Notes for Development

  1. Always preserve unknown fields — Use #[serde(flatten)] extra on all request/response/event types. Provider APIs evolve; don't force recompilation.

  2. Use aigw-core traits, not direct HTTP — When adding gateway logic, depend on RequestTranslator/ResponseTranslator/StreamParser, not individual provider clients.

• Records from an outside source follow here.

# cggos/ptam_cg

Measured on AMD Instinct MI355X. Metric: BA LM iterations/s (50 KF x 5k pts) [+ tracked frames/s @640x480 in 'tracking'], higher is better.
Workload: dtype f64; 1 GPU; bundle_50kf_x_5000pts_dense; keyframes=50, points_total=5000, measurements_total=250000, measurements_rank0=250000, estimator=Tukey, parallelism=1 GPU, halfsample=R

## Files before the change

ptam_cg_amd/csrc/ldlt_chain.inc:

```
struct ChainLds {
    double PF[2][2][NB][6];
    double T0[NB * LDP];
    double T1[NB * LDP];
    double T2[NB * LDP];
    double T3[NB * LDP];
    double T4[NB * LDP];
    double iD[NB], Dv[NB], z[NB];
    double zp[8][NB];
    int one_xcd;
    int staged[2];
};
#define CH_TS (NB * LDP)
#define CH_MAX_NB 28
#define CH_LDS_MAX (160 * 1024)
__host__ __device__ __forceinline__ size_t ch_lds_bytes(int band) { return sizeof(ChainLds) + 8 + (size_t)(band + 1) * CH_TS * sizeof(double); }
#define CH_BW_SL 12
__host__ __device__ __forceinline__ size_t ch_lds_bytes_bw(int band, int nblk) {
    const size_t rhs = (size_t)(2 + CH_BW_SL) * nblk * NB + NB, tiles = (size_t)(band + 1) * CH_TS;
    return sizeof(ChainLds) + 8 + (rhs > tiles ? rhs : tiles) * sizeof(double);
}
#define CH_BW_MAXT 9

__device__ __forceinline__ double ch_ld(const double* p) {
    return __longlong_as_double(__hip_atomic_load((const long long*)p, __ATOMIC_RELAXED, __HIP_MEMORY_SCOPE_AGENT));
}
__device__ __forceinline__ void ch_st(double* p, double v, bool one_xcd) {
    if (one_xcd)
        *p = v;
    else
        __hip_atomic_store((long long*)p, __double_as_longlong(v), __ATOMIC_RELAXED, __HIP_MEMORY_SCOPE_AGENT);
}
__device__ __forceinline__ void ch_ld2_issue(double2& v, const double2* p) { asm volatile("global_load_dwordx4 %0, %1, off sc1" : "=v"(v) : "v"(p) : "memory"); }
__device__ __forceinline__ void ch_ld2_wait() { asm volatile("s_waitcnt vmcnt(0)" ::: "memory"); }
__device__ __forceinline__ void ch_raise(unsigned* f, unsigned seq, bool one_xcd) {
    const unsigned v = (seq << 1) | (one_xcd ? 1u : 0u);
    if (one_xcd)
        asm volatile("global_store_dword %0, %1, off" ::"v"(f), "v"(v) : "memory");
    else
        __hip_atomic_store(f, v, __ATOMIC_RELAXED, __HIP_MEMORY_SCOPE_AGENT);
}
__device__ __forceinline__ unsigned ch_flag(const unsigned* f) { return __hip_atomic_load(f, __ATOMIC_RELAXED, __HIP_MEMORY_SCOPE_AGENT); }
__device__ __forceinline__ unsigned ch_wait(const unsigned* f, unsigned seq, unsigned* err, int limit) {
    int spins = 0;
    unsigned v;
    while (((v = ch_flag(f)) >> 1) != seq) {
        __builtin_amdgcn_s_sleep(1);
        if (++spins > limit || ((spins & 255) == 0 && ch_flag(err) == seq)) {
            __hip_atomic_store(err, seq, __ATOMIC_RELAXED, __HIP_MEMORY_SCOPE_AGENT);
            break;
        }
    }
    return v;
}
__device__ __forceinline__ void ch_wait_lanes(const unsigned* f, bool active, unsigned seq, unsigned* err, int limit) {
    int spins = 0;
    for (;;) {
        const bool up = !active || (ch_flag(f) >> 1) == seq;
        if (__builtin_amdgcn_ballot_w64(!up) == 0) break;
        __builtin_amdgcn_s_sleep(1);
        if (++spins > limit || ((spins & 255) == 0 && ch_flag(err) == seq)) {
            __hip_atomic_store(err, seq, __ATOMIC_RELAXED, __HIP_MEMORY_SCOPE_AGENT);
            break;
        }
    }
}
__host__ __device__ __forceinline__ int ch_roles(int nblk) { return nblk > 2 ? nblk : 2; }
__host__ __device__ __forceinline__ size_t ch_flag_words(int nblk, int band) { return 2 + 3 * (size_t)nblk + (size_t)nblk * (band + 1); }
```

  3. Provider crates are libraries, not binaries — The gateway binary (if any) lives at /src/main.rs; provider crates are reusable.

  4. Quirks before new crate — For an OpenAI-like provider, add a Quirks config. Only create a new crate if the wire format is fundamentally different.

  5. SSE events are 1-to-many — Anthropic's content_block_start(tool_use) maps to both ToolCallStart + ToolCallDelta. Use StreamParser's Vec return to handle this.

  6. Test with official examples — Use examples from official API docs as JSON test fixtures and SSE replay tests.